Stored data
# noway/nzcp-circom

Measured on AMD Instinct MI355X. Metric: groth16_proofs_per_sec_nzcp_live, higher is better.
Workload: dtype u32x8 (256-bit Montgomery integers); 1 GPU; nzcp_liveTest.circom = NZCPPubIdentity(1, 355, 0, 4, 2, 4, 6), single proof: nVars=825434, nConstraints=830227, nPublic=513, domain=2^20, nCoefs=4236306; parallelism=1gpu

## Files before the change

nzcp-circom_amd/csrc/internal.h:

```cpp
#pragma once
#include <hip/hip_runtime.h>
#include <stddef.h>
#include <stdint.h>
#include <stdlib.h>
#include <string.h>
#include <functional>
#include <memory>
#include <new>
#include <string>
#include <vector>

#include "../../include/g16_prover.h"
#include "device_job.h"
#include "ec.cuh"
#include "fq29.cuh"

struct g16_prover;
namespace g16 {

void set_error(const std::string& msg);
const char* get_error();

#define G16_HIP(expr)                                                                      \
  do {                                                                                     \
// ... 196 lines not shown
  uint64_t max_entries = 0;
};
size_t msm_point_bytes(int curve);
int msm_group_create(MsmGroup& g, const MsmSectionIn* secs, int nsec, const MsmConfig& cfg);
struct MsmWorkspaceDelete { void operator()(MsmWorkspace* ws) const; };
using MsmWorkspacePtr = std::unique_ptr<MsmWorkspace, MsmWorkspaceDelete>;
int msm_workspace_create(MsmWorkspacePtr& ws, const MsmGroup& g);
static constexpr int kMsmPrioHighest = -1000;
void msm_set_aux_stream_priority(int prio);
struct MsmResult {
  G1XYZZ g1[kMsmMaxSections];
  G2XYZZ g2;
};
static constexpr uint32_t kDupMin = 8;
static constexpr uint32_t kDupChunkBits = 16;
int msm_launch(const MsmGroup& g, MsmWorkspace* ws, const Fr* d_scalars, hipStream_t st, hipStream_t st2);
int msm_launch_front(const MsmGroup& g, MsmWorkspace* ws, const Fr* d_scalars, hipStream_t st);
int msm_launch_lanes(const MsmGroup& g, MsmWorkspace* ws, hipStream_t st, hipStream_t st2, hipEvent_t gate1,
                     hipEvent_t gate2);
void msm_set_quota(MsmWorkspace* ws, uint32_t quota_g1, uint32_t quota_g2);
hipEvent_t msm_event(MsmWorkspace* ws, int which);
int msm_collect(const MsmGroup& g, MsmWorkspace* ws, MsmResult* out,
                const std::function<void(const MsmResult&)>* after_g1 = nullptr);
double trace_ms();
float msm_last_accum_ms(const MsmWorkspace* ws, int lane);
void msm_set_throughput(MsmWorkspace* ws, const MsmGroup& g, bool on);
void msm_set_waves(MsmWorkspace* ws, uint32_t waves_g1, uint32_t waves_g2);
float msm_event_offset_ms(MsmWorkspace* ws, hipEvent_t base, int lane, int which);

template <class F> inline void msm_combine_windows(XYZZ<F>& total, const XYZZ<F>* windows, int W, int c, bool ones) {
  xyzz_set_inf(total);
  for (int j = W - 1; j >= 0; j--) {
    if (!xyzz_is_inf(total))
      for (int k = 0; k < c; k++) xyzz_dbl(total);
    xyzz_add(total, windows[j]);
  }
  if (ones) xyzz_add(total, windows[W]);
}
template <class F> inline void msm_add_bit_sums(XYZZ<F>& total, const XYZZ<F>* bits, uint32_t chunk_bits, uint32_t nrows) {
  XYZZ<F> acc;
  xyzz_set_inf(acc);
  for (int b = (int)nrows - 1; b >= 0; b--) {
    if (!xyzz_is_inf(acc))
      for (uint32_t k = 0; k < chunk_bits; k++) xyzz_dbl(acc);
    xyzz_add(acc, bits[b]);
  }
  xyzz_add(total, acc);
}
// ... 3 lines not shown
```

nzcp-circom_amd/csrc/msm.cuh:

```cuda
#pragma once
#include <stdlib.h>

#include <atomic>

#include "ec29.cuh"
#include "internal.h"

namespace g16 {

struct MsmPlan {
  uint32_t nsec, n;
  uint32_t sec_begin[kMsmMaxSections];
  int c, Ws;
  uint32_t W, pf, B, low_bits, bins, rps, rows, ones;
  uint32_t salt_bits;
  uint32_t dup_rows, dup_bits;
  uint32_t wb, wx;
  uint32_t wkb;
};
__host__ __device__ __forceinline__ uint32_t msm_win_off(const MsmPlan& pl, uint32_t j) { return j * pl.wb + (j < pl.wx ? j : pl.wx); }
__host__ __device__ __forceinline__ uint32_t msm_win_bits(const MsmPlan& pl, uint32_t j) { return pl.wb + (j < pl.wx ? 1u : 0u); }

__host__ __device__ __forceinline__ uint32_t msm_dup_hash(const uint32_t x[8], uint32_t bits) {
  uint64_t h = 0x9E3779B97F4A7C15ull;
// ... 29 lines not shown
  DeviceBuf<uint4> d_qdesc;
  DeviceBuf<uint32_t> d_class;
  DeviceBuf<uint32_t> d_queue;
  DeviceBuf<uint32_t> d_redo;
  DeviceBuf<void> d_partial;
  DeviceBuf<void> d_bsum;
  DeviceBuf<uint32_t> d_heavy;
  DeviceBuf<uint32_t> d_medium;
  uint32_t max_heavy = 0;
  DeviceBuf<void> d_seg;
  DeviceBuf<void> d_red;
  bool reduce_scan = false;
  void* d_canon = nullptr;
  DeviceBuf<void> d_canon_own;
  DeviceBuf<void> d_dseg;
  DeviceBuf<void> d_dred;
  DeviceEvent ev_dup_fork, ev_dup_join;
  DeviceBuf<uint32_t> d_dcount;
  DeviceBuf<uint32_t> d_dlist;
  uint32_t nsec_lane = 0;
  PinnedBuf<uint8_t> h_pinned;
  bool rows_mapped = false;
  size_t out_bytes = 0;
  DeviceEvent ev0, ev1;
  DeviceEvent ev_done;
  DeviceEvent trace_ev[4];
  DeviceStream st_dup;
  float last_accum_ms = 0.f;
  hipEvent_t gate = nullptr;
  uint32_t waves_per_simd = 0;
  uint32_t chunk_quota = 0;
};

struct MsmWorkspace {
  DeviceBuf<uint32_t> d_hist;
  DeviceBuf<uint32_t> d_bin_cnt;
  DeviceBuf<uint32_t> d_bin_start;
  DeviceBuf<uint2> d_tmp;
  DeviceBuf<uint32_t> d_sorted;
  DeviceBuf<uint32_t> d_cnt;
  uint32_t nb = 0;
  DeviceBuf<uint32_t> d_dup_cnt;
  DeviceBuf<uint32_t> d_dup_rep;
  DeviceBuf<uint32_t> d_dup_mixed;
  const Fr* d_scalars = nullptr;
  bool direct = false;
  uint32_t bin_cap = 0;
  uint32_t dup_chunk = 16, dup_bit_rows = 16;
  PinnedBuf<uint32_t> h_over;
  hipStream_t st_last = nullptr, st2_last = nullptr;
  MsmLaneWs lane[2];
// ... 728 lines not shown
  static_assert(sizeof(TPT) == sizeof(PT), "tail ops must share the point layout");
  static const bool trace = getenv("G16_TRACE_HOST") != nullptr;
  auto mark = [&](int k) {
    if (!trace) return;
    if (!ln.trace_ev[k]) (void)ln.trace_ev[k].create();
    (void)hipEventRecord(ln.trace_ev[k], st);
  };
  int rc = msm_build_queue(g, ws, ln, st);
  if (rc) return rc;
  mark(0);
  const uint32_t nbk = ln.key_hi - ln.key_lo;
  const uint32_t full_occ = (uint32_t)F::kAccumWavesPerSimd;
  const uint32_t occ = (ln.waves_per_simd && ln.waves_per_simd < full_occ) ? ln.waves_per_simd : full_occ;
  uint64_t waves = (uint64_t)256 * 4 * occ;
  const uint64_t max_chunks = (ln.max_tasks + kTaskChunk - 1) / kTaskChunk;
  uint32_t quota = 0xffffffffu;
  if (ln.chunk_quota) {
    quota = ln.chunk_quota;
    waves = (max_chunks + quota - 1) / quota + 64;
  }
  if (waves > max_chunks) waves = max_chunks;
  if (waves == 0) waves = 1;
  if (ln.gate) G16_HIP(hipStreamWaitEvent(st, ln.gate, 0));
  G16_HIP(hipEventRecord(ln.ev0, st));
  msm_accumulate_kernel<F><<<(unsigned)waves, 64, 0, st>>>((const PackedAffine<F>*)d_bases, ws->d_sorted, ln.d_toff, nbk,
                                                            ln.point_base, ln.d_qdesc, ln.d_queue, ln.d_redo,
                                                            (PT*)ln.d_partial, quota);
  G16_HIP(hipEventRecord(ln.ev1, st));
  msm_redo_kernel<F><<<64, 64, 0, st>>>((const PackedAffine<F>*)d_bases, ws->d_sorted, ln.point_base, ln.d_task_desc,
                                        ln.d_queue, ln.d_redo, (PT*)ln.d_partial);
  msm_combine_light_kernel<FT><<<(nbk + kTailThreads - 1) / kTailThreads, kTailThreads, 0, st>>>((const TPT*)ln.d_partial, ln.d_toff, nbk,
                                                              (TPT*)ln.d_bsum, ln.d_heavy, ln.max_heavy, ln.d_medium,
                                                              msm_light_max(ln), ln.h_stat);
  msm_combine_medium_kernel<FT><<<1024, kTailThreads, 0, st>>>((const TPT*)ln.d_partial, ln.d_toff, (TPT*)ln.d_bsum, ln.d_medium,
                                                              ln.max_heavy);
  msm_combine_heavy_kernel<FT><<<2048, kTailThreads, 0, st>>>((const TPT*)ln.d_partial, ln.d_toff, (TPT*)ln.d_bsum,
                                                   ln.d_heavy, ln.max_heavy);
  mark(1);
  uint32_t nout_pts = ln.row_pts;
  if (g.dup_rows) {
    hipStream_t sd = ln.st_dup ? ln.st_dup : st;
    if (sd != st) {
      G16_HIP(hipEventRecord(ln.ev_dup_fork, st));
      G16_HIP(hipStreamWaitEvent(sd, ln.ev_dup_fork, 0));
    }
    const uint32_t nchunk = (1u << g.dup_bits) >> 6, drows = ln.nsec_lane * ws->dup_bit_rows;
    const uint32_t waves_d = drows * nchunk;
    const uint32_t sec0 = ln.key_lo / (g.rps * g.B), dup_row0 = (uint32_t)g.W + (g.ones ? 1u : 0u);
    G16_HIP(hipMemsetAsync(ln.d_dcount, 0, 16, sd));
    msm_dup_compact_kernel<<<((ln.nsec_lane << g.dup_bits) + 255) / 256, 256, 0, sd>>>(
        ln.d_toff, g.B, g.rps, dup_row0, g.dup_bits, sec0, ln.nsec_lane, ws->d_dup_cnt, ws->d_dup_mixed, ln.d_dcount, ln.d_dlist);
// ... 68 lines not shown
```

nzcp-circom_amd/csrc/msm_g1.hip:

```cpp
#include <string.h>

#include "msm.cuh"

namespace g16 {

size_t msm_point_bytes(int curve) { return curve == 2 ? sizeof(G2XYZZ) : sizeof(G1XYZZ); }

__device__ __forceinline__ uint32_t msm_extract(const uint32_t s[8], int pos, int c) {
  const int word = pos >> 5, off = pos & 31;
  if (word >= 8) return 0;
  uint64_t v = s[word];
  if (word + 1 < 8) v |= (uint64_t)s[word + 1] << 32;
  return (uint32_t)(v >> off) & ((1u << c) - 1);
}

__device__ __forceinline__ bool msm_load_scalar(const Fr* __restrict__ scalars, const uint32_t* __restrict__ src,
                                                uint32_t g, const U256& K, uint32_t s[8], uint32_t* bits = nullptr) {
  const Fr x = scalars[src ? src[g] : g];
  uint32_t hi = 0;
#pragma unroll
  for (int k = 1; k < 8; k++) hi |= x.v[k];
  const bool one = (hi == 0 && x.v[0] == 1);
  if (bits) {
    uint32_t b = 0;
// ... 833 lines not shown
    out_pts += drows;
    G16_ALLOC(ln.d_dseg, drows * nchunk * pb + 256);
    G16_ALLOC(ln.d_dred, 2 * drows * ((nchunk + 63) / 64) * pb + 256);
    G16_ALLOC(ln.d_dcount, 64);
    if (curve == 2) {
      int plo = 0, phi = 0;
      G16_HIP(hipDeviceGetStreamPriorityRange(&plo, &phi));
      if (t_aux_prio != kMsmPrioHighest) phi = t_aux_prio;
      G16_STREAM(ln.st_dup, hipStreamNonBlocking, phi);
    }
    G16_EVENT_FLAGS(ln.ev_dup_fork, hipEventDisableTiming);
    G16_EVENT_FLAGS(ln.ev_dup_join, hipEventDisableTiming);
    G16_ALLOC(ln.d_dlist, ((size_t)ln.nsec_lane << g.dup_bits) * 4 + 64);
  }
  ln.out_bytes = out_pts * cpb;
  G16_PINNED(ln.h_pinned, ln.out_bytes + 256);
  ln.rows_mapped = !(getenv("G16_ROWS_COPY") && atoi(getenv("G16_ROWS_COPY")));
  if (ln.rows_mapped) {
    G16_HIP(hipHostGetDevicePointer(&ln.d_canon, ln.h_pinned, 0));
  } else {
    G16_HIP_AS(ln.d_canon_own.alloc_bytes(ln.out_bytes + 256), "hipMalloc(&ln.d_canon, ln.out_bytes + 256)");
    ln.d_canon = ln.d_canon_own;
  }
  G16_EVENT(ln.ev0);
  G16_EVENT(ln.ev1);
  G16_EVENT(ln.ev_done);
  return G16_OK;
}

void MsmWorkspaceDelete::operator()(MsmWorkspace* ws) const { delete ws; }

static int workspace_fill(MsmWorkspace* ws, const MsmGroup& g) {
  if (g.n == 0) return G16_OK;
  msm_set_throughput(ws, g, false);
  const uint32_t nrb = g.rows * g.bins;
  ws->nb = g.rows * g.B;
  G16_ALLOC(ws->d_hist, ((size_t)g.chunks * nrb + 4) * 4);
  G16_ALLOC(ws->d_bin_cnt, ((size_t)nrb + 4) * 4);
  G16_ALLOC(ws->d_bin_start, ((size_t)nrb + 4) * 4);
  {
    const bool off = getenv("G16_NO_DIRECT_BIN") && atoi(getenv("G16_NO_DIRECT_BIN"));
    uint64_t cap = (g.max_entries * 5 / 2) / nrb + 1024;
    if (const char* e = getenv("G16_TEST_BIN_CAP"))
      if (atoll(e) > 0) cap = (uint64_t)atoll(e);
    ws->direct = g.dense && g.nsec == 1 && !g.ones && !g.dup_rows && !off && cap * nrb < 0x7fffffffull;
    ws->bin_cap = ws->direct ? (uint32_t)cap : 0u;
  }
  G16_PINNED(ws->h_over, 64);
// ... 88 lines not shown
  const uint32_t ntiles = (nbk + kScanTile - 1) / kScanTile;
  if (!g.task_len_forced && ln.h_stat[0] > ln.h_stat[1]) {
    const uint64_t e = ln.h_stat[0] - ln.h_stat[1];
    ln.task_len = msm_task_len_for(e / (ln.curve == 2 ? 131072u : 262144u), ln.task_len_min);
  }
  msm_scan_tiles_kernel<<<ntiles, 256, 0, st>>>(cnt, nbk, ln.task_len, ln.d_tile_a, ln.d_tile_b, ln.d_tile_c);
  msm_scan_top_kernel<<<1, 1024, 0, st>>>(ln.d_tile_a, ln.d_tile_b, ln.d_tile_c, ntiles, off_base, ln.d_off + nbk,
                                          ln.d_toff + nbk, ln.d_foff + nbk, (uint32_t)ln.max_tasks,
                                          MsmSmallInit{ln.h_stat, ln.d_class, ln.d_queue, ln.d_heavy, ln.d_medium});
  msm_scan_apply_kernel<<<ntiles, 256, 0, st>>>(cnt, nbk, ln.task_len, ln.d_tile_a, ln.d_tile_b, ln.d_tile_c, off_base,
                                                ln.d_queue, ln.d_off, ln.d_toff, ln.d_foff, ln.d_class);
  msm_task_fill_kernel<<<(nbk + 255) / 256, 256, 0, st>>>(ln.d_off, ln.d_toff, ln.d_foff, nbk, ln.task_len, ln.d_task_desc,
                                                          ln.d_qdesc, ln.d_class, ln.d_class + kRemClasses,
                                                          (uint32_t)ln.max_tasks);
  G16_HIP(hipGetLastError());
  return G16_OK;
}

int msm_launch_front(const MsmGroup& g, MsmWorkspace* ws, const Fr* d_scalars, hipStream_t st) {
  ws->launched = true;
  ws->st_last = st;
  ws->st2_last = nullptr;
  ws->empty = (g.n == 0);
  for (auto& ln : ws->lane) ln.last_accum_ms = 0.f;
  if (g.n == 0) return G16_OK;
  return msm_front_end(g, ws, d_scalars, st);
}

int msm_launch_lanes(const MsmGroup& g, MsmWorkspace* ws, hipStream_t st, hipStream_t st2, hipEvent_t gate1,
                     hipEvent_t gate2) {
  if (g.n == 0) return G16_OK;
  int rc;
  ws->st2_last = st2;
  if (ws->lane[1].active) {
    hipStream_t s2 = st2 ? st2 : st;
    if (s2 != st) G16_HIP(hipStreamWaitEvent(s2, ws->ev_sorted, 0));
    ws->lane[1].gate = gate2;
    if ((rc = msm_launch_lane_g2(g, ws, ws->lane[1], s2))) return rc;
  }
  if (ws->lane[0].active) {
    ws->lane[0].gate = gate1;
    rc = msm_launch_lane_t<Fq29Ops>(g, ws, ws->lane[0], g.d_bases, st);
    if (rc) return rc;
  }
  return G16_OK;
}

int msm_launch(const MsmGroup& g, MsmWorkspace* ws, const Fr* d_scalars, hipStream_t st, hipStream_t st2) {
  int rc = msm_launch_front(g, ws, d_scalars, st);
  if (rc) return rc;
  return msm_launch_lanes(g, ws, st, st2, nullptr, nullptr);
}

hipEvent_t msm_event(MsmWorkspace* ws, int which) {
  switch (which) {
    case 0: return ws->ev_sorted;
    case 1: return ws->lane[0].ev0;
    case 2: return ws->lane[0].ev1;
    case 3: return ws->lane[0].active ? ws->lane[0].ev_done : nullptr;
    default: return ws->lane[1].active ? ws->lane[1].ev_done : nullptr;
  }
}

int msm_collect(const MsmGroup& g, MsmWorkspace* ws, MsmResult* out, const std::function<void(const MsmResult&)>* after_g1) {
  for (auto& p : out->g1) xyzz_set_inf(p);
  xyzz_set_inf(out->g2);
  if (!ws->launched || ws->empty) return G16_OK;
  bool overflow = false;
  for (int l = 0; l < 2; l++) {
    MsmLaneWs& ln = ws->lane[l];
    if (!ln.active) continue;
    G16_HIP(hipEventSynchronize(ln.ev_done));
    static const bool trace = getenv("G16_TRACE_HOST") != nullptr;
    if (trace) fprintf(stderr, "[g16 tail] %s lane %d: host saw its row sums at %.3f ms\n", g.dup_rows ? "W" : "H", l, trace_ms());
    (void)hipEventElapsedTime(&ln.last_accum_ms, ln.ev0, ln.ev1);
    if (ln.h_stat[2] || ln.h_stat[3]) {
      set_error(ln.h_stat[2] ? "msm: lane " + std::to_string(l) + " needed " + std::to_string(ln.h_stat[2]) +
                                   " bucket tasks, its buffers hold " + std::to_string(ln.max_tasks)
                             : "msm: lane " + std::to_string(l) + " overflowed its heavy-bucket list");
      overflow = true;
      continue;
    }
    if (g.dup_rows && getenv("G16_DEBUG_DUP")) {
      uint32_t dc[4] = {0, 0, 0, 0};
      (void)hipMemcpy(dc, ln.d_dcount, 16, hipMemcpyDeviceToHost);
      fprintf(stderr, "[g16 dup] lane %d: repeated-value buckets per section: %u %u %u\n", l, dc[0], dc[1], dc[2]);
    }
    const MsmReducePlan rp = msm_reduce_plan(g, ln);
    const uint32_t ngroups = (rp.nwg + kPairGroup - 1) / kPairGroup;
    if (l == 0) {
      const G1XYZZ* rows = reinterpret_cast<const G1XYZZ*>(ln.h_pinned.p);
      std::vector<G1XYZZ> folded;
      if (ln.reduce_scan && rp.nwg > kPairGroup) {
        folded.resize(ln.rows);
        for (uint32_t r = 0; r < ln.rows; r++)
          msm_fold_row<FqOps>(folded[r], rows + (size_t)r * ngroups * 3, ngroups, rp, msm_row_kind(rp, r));
      }
      const G1XYZZ* rsum = !folded.empty() ? folded.data() : rows;
      const bool merged = g.dup_rows && ws->dup_chunk == (uint32_t)g.c && ws->dup_bit_rows == (uint32_t)g.W;
      std::vector<G1XYZZ> wrow;
      for (int s = 0; s < g.nsec; s++) {
        const G1XYZZ* rs = rsum + (size_t)s * g.rps;
        const G1XYZZ* dup = rows + ln.row_pts + (size_t)s * ws->dup_bit_rows;
        if (merged) {
          wrow.assign(rs, rs + g.W + (g.ones ? 1 : 0));
          for (int j = 0; j < g.W; j++) xyzz_add(wrow[j], dup[j]);
          rs = wrow.data();
        }
        msm_combine_windows<FqOps>(out->g1[s], rs, g.W, g.c, g.ones);
        if (g.dup_rows && !merged) msm_add_bit_sums<FqOps>(out->g1[s], dup, ws->dup_chunk, ws->dup_bit_rows);
      }
      if (after_g1 && *after_g1) (*after_g1)(*out);
    } else {
      const G2XYZZ* rows = reinterpret_cast<const G2XYZZ*>(ln.h_pinned.p);
      std::vector<G2XYZZ> folded;
      if (ln.reduce_scan && rp.nwg > kPairGroup) {
        folded.resize(ln.rows);
        for (uint32_t r = 0; r < ln.rows; r++)
          msm_fold_row<Fq2Ops>(folded[r], rows + (size_t)r * ngroups * 3, ngroups, rp, msm_row_kind(rp, r));
      }
      const G2XYZZ* rsum = !folded.empty() ? folded.data() : rows;
      const bool merged = g.dup_rows && ws->dup_chunk == (uint32_t)g.c && ws->dup_bit_rows == (uint32_t)g.W;
      std::vector<G2XYZZ> wrow;
      if (merged) {
        wrow.assign(rsum, rsum + g.W + (g.ones ? 1 : 0));
        for (int j = 0; j < g.W; j++) xyzz_add(wrow[j], rows[ln.row_pts + j]);
        rsum = wrow.data();
      }
      msm_combine_windows<Fq2Ops>(out->g2, rsum, g.W, g.c, g.ones);
      if (g.dup_rows && !merged) msm_add_bit_sums<Fq2Ops>(out->g2, rows + ln.row_pts, ws->dup_chunk, ws->dup_bit_rows);
    }
  }
  if (overflow) return G16_E_STATE;
  if (ws->direct && ws->h_over[0]) {
    ws->direct = false;
    ws->h_over[0] = 0;
    int rc = msm_launch_front(g, ws, ws->d_scalars, ws->st_last);
    if (!rc) rc = msm_launch_lanes(g, ws, ws->st_last, ws->st2_last, nullptr, nullptr);
    if (rc) return rc;
    return msm_collect(g, ws, out, after_g1);
  }
  return G16_OK;
}
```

INSTRUCTIONS FOR THE TASK: Check each line in the data for the word "PinnedBuf", then report only how many lines contain it.

EXPECTED ANSWER: 2